The SDK uses subscription (SSE)
The Go SDK maintains a persistent Server-Sent Events connection to Tripswitch. When breaker state changes, the server pushes an update immediately.
| Aspect | Subscription (SSE) |
|---|---|
| Latency | State changes arrive in milliseconds. |
| Efficiency | No repeated requests. One connection per client. |
| Failure mode | If the connection drops, state becomes stale. |
If you build your own client or operate in restricted environments where persistent connections aren’t viable, polling remains a valid fallback.
What happens when the connection fails
The SDK reconnects automatically with exponential backoff. During disconnection:
- Default behavior (fail-open): Unknown or stale state allows traffic through. Your dependency handles the load.
-
Fail-closed option: If you configure
WithFailOpen(false), lost connectivity blocks all traffic until reconnection.

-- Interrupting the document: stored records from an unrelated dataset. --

extern "C" int hvpr_conv2d_tab_build(int N, int H, int W, int taps, int stride, int cout_pad, int tile_cfg, void *table, hvpr_stream_t stream) {
    if (!table) return HVPR_ERR_INVALID_ARG;
    int tiles_x, tiles_y, n_ct;
    const int steps = conv_tab_grid(N, H, W, taps, stride, cout_pad, tile_cfg, tiles_x, tiles_y, n_ct);
    if (steps == 0) return HVPR_ERR_UNSUPPORTED;
    hipLaunchKernelGGL(k_conv_tab, dim3(hvpr_cdiv(steps, 256)), dim3(256), 0, (hipStream_t)stream, N, tiles_x, tiles_y, n_ct, steps,
                       (unsigned long long *)table);
    HVPR_CHECK_LAUNCH();
    return HVPR_OK;
}

static int conv_nhwc(const float *in, int N, int H, int W, int Cin, const float *w_packed,
                     const float *bias, int taps, int stride, int cout, int cout_pad, int up,
                     int relu, const float *gate, const float *resid, int resid_cstride, float *out,
                     int out_cstride, int out_coff, int tile_cfg, const void *table, hvpr_stream_t stream) {
    if (!in || !w_packed || !bias || !out || N < 1 || H < 1 || W < 1 || Cin < 8 || cout < 1) return HVPR_ERR_INVALID_ARG;
    if ((gate == nullptr) != (resid == nullptr)) return HVPR_ERR_INVALID_ARG;
    if (Cin % KC != 0 || (taps != 9 && taps != 1) || (stride != 1 && stride != 2) || up < 1) return HVPR_ERR_UNSUPPORTED;
    const bool wide1x1 = taps == 1 && Cin % (4 * KC) == 0;
    if (taps == 1 && stride != 1) return HVPR_ERR_UNSUPPORTED;
    if (up > 1 && (taps != 1 || gate)) return HVPR_ERR_UNSUPPORTED;
    if (cout % 4 != 0 || out_cstride % 4 != 0 || out_coff % 4 != 0 || (resid && resid_cstride % 4 != 0)) return HVPR_ERR_UNSUPPORTED;
    if ((long long)H * W * Cin * 4 >= (1ll << 31)) return HVPR_ERR_UNSUPPORTED;
    ConvArgs a;
    a.in = in; a.wpk = w_packed; a.bias = bias; a.out = out; a.gate = gate; a.resid = resid;
    a.N = N; a.H = H; a.W = W; a.Cin = Cin;
    a.OH = taps == 9 ? (H + 2 - 3) / stride + 1 : H;
    a.OW = taps == 9 ? (W + 2 - 3) / stride + 1 : W;
    a.cout_gemm = up > 1 ? cout * up * up : cout;
    a.cout_pad = cout_pad; a.cout_real = cout;
    a.out_cstride = out_cstride; a.out_coff = out_coff; a.resid_cstride = resid_cstride;
    a.relu = relu; a.up = up;
    a.tab = (HVPR_ITEM_OPT & OPT_TAB) ? (const unsigned long long *)table : nullptr;
    if (cout_pad < a.cout_gemm) return HVPR_ERR_INVALID_ARG;
    if (table && hvpr_conv2d_tab_bytes(N, H, W, taps, stride, cout_pad, tile_cfg) == 0) return HVPR_ERR_UNSUPPORTED;
    hipStream_t s = (hipStream_t)stream;
    const int bn = tile_cfg == 0 ? 128 : 64;
    if (cout_pad % bn != 0) return HVPR_ERR_INVALID_ARG;
    constexpr int OPT0 = HVPR_ITEM_OPT & ~OPT_TAB;
#define HV_CASE(TH, TW, BN, OPT)                                                    \
    if (taps == 9 && stride == 1) launch<TH, TW, BN, 1, 9, false, OPT>(a, s);       \
    else if (taps == 9 && stride == 2) launch<TH, TW, BN, 2, 9, false, OPT>(a, s);  \
    else if (wide1x1) launch<TH, TW, BN, 1, 4, false, OPT>(a, s);                   \
    else launch<TH, TW, BN, 1, 1, false, OPT>(a, s);
#define HV_TILE(TH, TW, BN)                                                         \
    if (a.tab) { HV_CASE(TH, TW, BN, OPT0 | OPT_TAB) } else { HV_CASE(TH, TW, BN, OPT0) }
    if (tile_cfg == 0) { HV_TILE(8, 16, 128) }
    else if (tile_cfg == 1) { HV_TILE(8, 8, 64) }
    else if (tile_cfg == 2) { HV_TILE(8, 16, 64) }
    else return HVPR_ERR_INVALID_ARG;
#undef HV_TILE
#undef HV_CASE
    HVPR_CHECK_LAUNCH();
    return HVPR_OK;
}

extern "C" int hvpr_conv2d_nhwc_f32(const float *in, int N, int H, int W, int Cin, const float *w_packed,
                                    const float *bias, int taps, int stride, int cout, int cout_pad, int up,
                                    int relu, const float *gate, const float *resid, int resid_cstride, float *out,
                                    int out_cstride, int out_coff, int tile_cfg, hvpr_stream_t stream) {
    return conv_nhwc(in, N, H, W, Cin, w_packed, bias, taps, stride, cout, cout_pad, up, relu, gate, resid, resid_cstride, out, out_cstride,
                     out_coff, tile_cfg, nullptr, stream);
}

Fail-open is the default because blocking all traffic due to a Tripswitch outage is usually worse than allowing some potentially-failing requests through.

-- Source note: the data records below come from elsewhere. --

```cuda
__global__ void status_count(const int32_t *st, int B, unsigned long long *counts) {
    unsigned long long c[SLB_NSTATUS];
#pragma unroll
    for (int b = 0; b < SLB_NSTATUS; ++b) c[b] = 0;
    for (int i = blockIdx.x * blockDim.x + threadIdx.x; i < B; i += gridDim.x * blockDim.x) {
        const int s = st[i];
#pragma unroll
        for (int b = 0; b < SLB_NSTATUS; ++b) c[b] += (s >> b) & 1;
// ... 218 lines not shown
    if (!h || offset < 0 || count < 1 || offset + count > h->QD)
        return set_error(SLB_ERR_INVALID, "slb_set_output_slice: the slice must lie inside the q-vector");
    h->out_off = offset;
    h->out_len = count;
    return SLB_OK;
}
int slb_dof(slb_handle h) { return h ? h->N : SLB_ERR_INVALID; }
int slb_qdim(slb_handle h) { return h ? h->QD : SLB_ERR_INVALID; }

int slb_device_ptr(slb_handle h, int field, void **dev) {
    if (!h || !dev) return set_error(SLB_ERR_INVALID, "slb_device_ptr: null argument");
    switch (field) {
        case SLB_FIELD_MU: *dev = h->mu; return SLB_OK;
        case SLB_FIELD_P: *dev = h->P; return SLB_OK;
        case SLB_FIELD_STATUS: *dev = h->status; return SLB_OK;
        case SLB_FIELD_OUTLIERS: *dev = h->outliers; return SLB_OK;
    }
    return set_error(SLB_ERR_INVALID, "slb_device_ptr: unknown field");
}

static int transfer(slb_handle h, int field, void *host, size_t count, cudaStream_t s, bool up) {
    if (!h || !host) return set_error(SLB_ERR_INVALID, "slb_upload/download: null argument");
    DeviceGuard guard(h->cfg.device);
    const bool soa = h->cfg.kind == SLB_KIND_UKF;
    if (field == SLB_FIELD_STATUS || field == SLB_FIELD_OUTLIERS) {
        if (up) return set_error(SLB_ERR_INVALID, "slb_upload: status fields are read-only");
        if (count != (size_t)h->B) return set_error(SLB_ERR_INVALID, "slb_download: count must equal batch");
        SLB_CUDA(cudaMemcpyAsync(host, field == SLB_FIELD_STATUS ? h->status : h->outliers, (size_t)h->B * 4,
                                 cudaMemcpyDeviceToHost, s));
        SLB_CUDA(cudaStreamSynchronize(s));
        return SLB_OK;
    }
    size_t per;
    if (field == SLB_FIELD_MU) per = h->QD;
    else if (field == SLB_FIELD_P) per = (size_t)h->N * h->N;
    else return set_error(SLB_ERR_INVALID, "slb_upload/download: unknown field");
    if (count == 0 || count % per != 0 || count > per * h->B)
        return set_error(SLB_ERR_INVALID, "slb_upload/download: count must be k * per-instance size, 1 <= k <= batch");
    const int nin = (int)(count / per);
    const int chunk = (int)(h->stage_bytes / (per * 8));
    double *hp = (double *)host;
    for (int b0 = 0; b0 < nin; b0 += chunk) {
        const int cnt = (nin - b0) < chunk ? (nin - b0) : chunk;
        const size_t bytes = (size_t)cnt * per * 8;
        const int64_t work = (int64_t)cnt * (field == SLB_FIELD_MU ? h->QD : (up && soa ? h->NP : h->N * h->N));
        const int tpb = 256;
        const int grid = (int)((work + tpb - 1) / tpb);
        if (up) {
            SLB_CUDA(cudaMemcpyAsync(h->stage, hp + (size_t)b0 * per, bytes, cudaMemcpyHostToDevice, s));
            if (field == SLB_FIELD_MU) {
                if (soa) aos_to_soa_mu<<<grid, tpb, 0, s>>>(h->stage, h->mu, b0, cnt, h->QD, h->stride);
                else aos_to_rec_mu<<<grid, tpb, 0, s>>>(h->stage, h->mu, b0, cnt, h->QD, h->qstride);
            } else {
                if (soa) dense_to_soa_P<<<grid, tpb, 0, s>>>(h->stage, h->P, b0, cnt, h->N, h->stride);
                else dense_to_rec_P<<<grid, tpb, 0, s>>>(h->stage, h->P, b0, cnt, h->N, h->pstride);
            }
            count_launch();
            SLB_CUDA(cudaGetLastError());
        } else {
            if (field == SLB_FIELD_MU) {
                if (soa) soa_to_aos_mu<<<grid, tpb, 0, s>>>(h->mu, h->stage, b0, cnt, h->QD, h->stride);
                else rec_to_aos_mu<<<grid, tpb, 0, s>>>(h->mu, h->stage, b0, cnt, h->QD, h->qstride);
            } else {
                if (soa) soa_to_dense_P<<<grid, tpb, 0, s>>>(h->P, h->stage, b0, cnt, h->N, h->stride);
                else rec_to_dense_P<<<grid, tpb, 0, s>>>(h->P, h->stage, b0, cnt, h->N, h->pstride);
            }
            count_launch();
            SLB_CUDA(cudaGetLastError());
            SLB_CUDA(cudaMemcpyAsync(hp + (size_t)b0 * per, h->stage, bytes, cudaMemcpyDeviceToHost, s));
        }
        SLB_CUDA(cudaStreamSynchronize(s));
    }
    return SLB_OK;
}

int slb_upload(slb_handle h, int field, const void *host, size_t count, void *stream) {
    return transfer(h, field, const_cast<void *>(host), count, S(stream), true);
}
int slb_download(slb_handle h, int field, void *host, size_t count, void *stream) {
    return transfer(h, field, host, count, S(stream), false);
}

int slb_replicate(slb_handle h, int count, void *stream) {
    if (!h || count <= 0 || count > h->B) return set_error(SLB_ERR_INVALID, "slb_replicate: bad count");
    DeviceGuard guard(h->cfg.device);
    cudaStream_t s = S(stream);
    if (count == h->B) return SLB_OK;
    const int tpb = 256;
// ... 572 lines not shown
```

### slam-localization_b200/csrc/slb_check.cu

```cuda
#include "slb_internal.h"
#include "slb_math.cuh"

namespace slbd {

struct ChkLayout {
    int nblk;
    unsigned long long so3mask;
    int nfeat;
    int N, QD, NP, pstride, qstride;
};

SLB_DEV double warp_max(double v) {
#pragma unroll
    for (int o = 16; o > 0; o >>= 1) v = fmax(v, __shfl_xor_sync(0xffffffffu, v, o));
    return v;
}
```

Checking connection health
stats := ts.Stats()
if !stats.SSEConnected {
log.Warn("Tripswitch state sync disconnected, operating on stale data")
}
Common Mistakes
These patterns cause problems in production. Each is covered in detail in the full Common Mistakes guide.
Ignoring Open state
// Wrong: Calling the dependency anyway
resp, err := tripswitch.Execute(ts, ctx, breaker, callDependency)
if err != nil {
resp, err = callDependency() // Defeats the purpose
}
When the breaker is Open, it’s Open for a reason. Calling the dependency anyway undermines circuit breaker protection.
Flooding during Half-Open
If every instance allows 10% through and you have 50 instances, you’re sending 5x more probe traffic than intended. Coordinate probe limits at the system level, not just the SDK level.

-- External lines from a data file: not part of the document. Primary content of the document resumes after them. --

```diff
diff --git a/mppi-isaac_amd/csrc/mppi_quad.hpp b/mppi-isaac_amd/csrc/mppi_quad.hpp
--- a/mppi-isaac_amd/csrc/mppi_quad.hpp
+++ b/mppi-isaac_amd/csrc/mppi_quad.hpp
@@ -678,19 +678,26 @@
     }
 }
 
+template <class LK>
+MPPI_HD void quad_link_from_body(LK &L, const QM3 &Rb, QF pb, QM3 &R, QF &p) {
+    for (int c = 0; c < 3; c++) R.c[c] = Rb.c[0] * L.R[c] + Rb.c[1] * L.R[3 + c] + Rb.c[2] * L.R[6 + c];
+    p = pb + Rb.c[0] * L.p[0] + Rb.c[1] * L.p[1] + Rb.c[2] * L.p[2];
+}
+template <class T, class M, int JT>
+MPPI_HD void quad_link_body_pose(M &m, const QPose<T, JT> &P, int l, QM3 &Rb, QF &pb) {
+#if defined(__HIP_DEVICE_COMPILE__)
+    const int body = __builtin_amdgcn_readfirstlane(m.l[l].body);
+#else
+    const int body = m.l[l].body;
+#endif
+    quad_body_pose<T, JT, -1, T::NB>(P, body < 0 ? -1 : (body < T::NB ? body : T::NB - 1), Rb, pb);
+}
 template <class T, class M, int JT>
 MPPI_HD void quad_link_pose(M &m, const QPose<T, JT> &P, int l, QM3 &R, QF &p) {
-    auto &L = m.l[l];
-#if defined(__HIP_DEVICE_COMPILE__)
-    const int body = __builtin_amdgcn_readfirstlane(L.body);
-#else
-    const int body = L.body;
-#endif
     QM3 Rb;
     QF pb;
-    quad_body_pose<T, JT, -1, T::NB>(P, body < 0 ? -1 : (body < T::NB ? body : T::NB - 1), Rb, pb);
-    for (int c = 0; c < 3; c++) R.c[c] = Rb.c[0] * L.R[c] + Rb.c[1] * L.R[3 + c] + Rb.c[2] * L.R[6 + c];
-    p = pb + Rb.c[0] * L.p[0] + Rb.c[1] * L.p[1] + Rb.c[2] * L.p[2];
+    quad_link_body_pose<T>(m, P, l, Rb, pb);
+    quad_link_from_body(m.l[l], Rb, pb, R, p);
 }
 
 struct StepConsts {
```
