@@ -172,46 +292,7 @@
                 if (lane == 0) mbar_arrive(&empty[prev]);
             }
             const bool add_bias = p.bias != nullptr && split == 0;
-            float ss = 0.f;
-#pragma unroll
-            for (int h = 0; h < 2; ++h) {
-                const int row = m0 + wgmma_row(t, h);
-                if (row >= p.M) continue;
-                float* const crow = Cout + (int64_t)row * p.ldc;
-#pragma unroll
-                for (int c8 = 0; c8 < GBN / 8; ++c8) {
-                    const int col0 = n0 + wgmma_col(t, c8);
-                    if (pair_store && col0 + 1 < p.N) {
-                        const float bv0 = add_bias ? p.bias[col0] + (p.bias2 ? p.bias2[col0] : 0.f) : 0.f;
-                        const float bv1 = add_bias ? p.bias[col0 + 1] + (p.bias2 ? p.bias2[col0 + 1] : 0.f) : 0.f;
-                        const float o0 = p.alpha * acc[4 * c8 + 2 * h] + bv0;
-                        const float o1 = p.alpha * acc[4 * c8 + 2 * h + 1] + bv1;
-                        if (p.splits > 1) {
-                            atomicAdd(reinterpret_cast<float2*>(crow + col0), make_float2(o0, o1));
-                        } else {
-                            *reinterpret_cast<float2*>(crow + col0) = make_float2(o0, o1);
-                            ss += o0 * o0;
-                            ss += o1 * o1;
-                        }
-                        continue;
-                    }
-#pragma unroll
-                    for (int e = 0; e < 2; ++e) {
-                        const int col = n0 + wgmma_col(t, c8) + e;
-                        if (col >= p.N) continue;
-                        const float bv = add_bias ? p.bias[col] + (p.bias2 ? p.bias2[col] : 0.f) : 0.f;
-                        const float o = p.alpha * acc[4 * c8 + 2 * h + e] + bv;
-                        if (p.splits > 1) {
-                            atomicAdd(crow + col, o);
-                        } else if (p.accumulate) {
-                            crow[col] += o;
-                        } else {
-                            crow[col] = o;
-                            ss += o * o;
-                        }
-                    }
-                }
-            }
+            float ss = store_rows<GBN>(p, acc, Cout, m0, n0, t, add_bias, pair_store);
             if (ssq) {
                 ss = warp_sum(ss);
                 if (lane == 0) ssq[tile * 8 + cw] = ss;
@@ -243,7 +324,7 @@
 }
 
 int g_num_sms = 0;
-bool g_attr_set[64][8] = {};
+bool g_attr_set[64][16] = {};
 
 }
 
@@ -280,11 +361,11 @@
     return ZRB_OK;
 }
 
-template <bool A_MN, bool B_MN, int GBN>
+template <bool A_MN, bool B_MN, int GBN, bool PP = false>
 static int launch_gemm(const CUtensorMap& ta, const CUtensorMap& tb, const CUtensorMap& tb2, const GemmArgs& a,
                        cudaStream_t s) {
-    auto kern = gemm_f16_tc_kernel<A_MN, B_MN, GBN>;
-    const int idx = (A_MN ? 2 : 0) + (B_MN ? 1 : 0) + (GBN == 256 ? 4 : 0);
+    auto kern = gemm_f16_tc_kernel<A_MN, B_MN, GBN, PP>;
+    const int idx = (A_MN ? 2 : 0) + (B_MN ? 1 : 0) + (GBN == 256 ? 4 : 0) + (PP ? 8 : 0);
     int dev = 0;
     cudaGetDevice(&dev);
     dev &= 63;
@@ -321,10 +402,11 @@
     return launch_gemm<true, true, GBN>(ta, tb, tb2, a, s);
 }
 
-struct TileChoice { int bn, tiles_m, tiles_n, splits; };
-static TileChoice choose_tiles(int M, int N, int num_kb, bool can_split, bool retile = false) {
+struct TileChoice { int bn, tiles_m, tiles_n, splits; bool pingpong; };
+static TileChoice choose_tiles_staggered(int M, int N, int num_kb, bool can_split, bool retile) {
     const int nsm = tc_num_sms();
     TileChoice c;
+    c.pingpong = false;
     c.tiles_m = cdiv(M, GBM);
     const int t256 = c.tiles_m * cdiv(N, 256);
     if (can_split && t256 * 2 <= nsm && t256 * 2 >= (nsm * 4) / 10 && num_kb / 2 >= 8) {
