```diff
@@ -662,6 +694,19 @@
         else:
             raise ValueError(f"cannot lower node {n}")
 
+    chain_end = list(range(len(ops)))
+    if stages is not None and not os.environ.get("FID_NO_CHAIN"):
+        for st in stages[1]:
+            if not all(x in op_names for x in st):
+                continue
+            i0 = op_names.index(st[0])
+            recs = ops[i0:i0 + 3]
+            plain = all(r[0] == OP_CONV and (r[4], r[5], r[6], r[7], r[18]) == (3, 3, 1, 1, 1) and r[3] < 0 and not any(r[19:32]) for r in recs)
+            if [op_names.index(x) for x in st] != [i0, i0 + 1, i0 + 2] or not plain or any(a[1] == b[2] for a in recs for b in recs):
+                continue
+            ops[i0][19], ops[i0 + 1][19], ops[i0 + 2][19] = 3, -1, -2
+            chain_end[i0] = chain_end[i0 + 1] = chain_end[i0 + 2] = i0 + 2
+
     n_t = len(tensors)
     base = list(range(n_t))
     for t in range(n_t):
@@ -671,7 +716,7 @@
     for oi, rec in enumerate(ops):
         for w in (1, 3):
             if rec[w] >= 0:
-                last_use[base[rec[w]]] = oi
+                last_use[base[rec[w]]] = chain_end[oi]
         if rec[0] == OP_CONV and rec[23] > 0:
             last_use[base[rec[23] - 1]] = oi
     keep = {tid[o] for o in net.outputs}
```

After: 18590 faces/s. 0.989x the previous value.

Reporting outcomes inconsistently
// Wrong: Success reported even when response is unusable
resp, _ := tripswitch.Execute(ts, ctx, breaker, func() (*Response, error) {
r, err := callAPI()
if err != nil {
return nil, err
}
return r, nil // Reported as success even if r.Status == 500
})
The SDK reports based on whether your function returns an error. If a 500 response is a failure, return an error.
Treating Tripswitch like a wrapper
Tripswitch doesn’t wrap your dependencies. It doesn’t retry for you, doesn’t cache responses, and doesn’t transform errors. It provides breaker state and collects outcomes. Everything else is your code.
Summary
Integrating Tripswitch means understanding the division of responsibility:
- Tripswitch tracks breaker state remotely and synchronizes it to your service.
- The SDK provides efficient local state checks and batched outcome reporting.
- Your service decides what to do with that state and executes all dependency calls.
The SDK makes the common case easy. But the safety guarantees come from understanding what the SDK does — and what it deliberately does not do.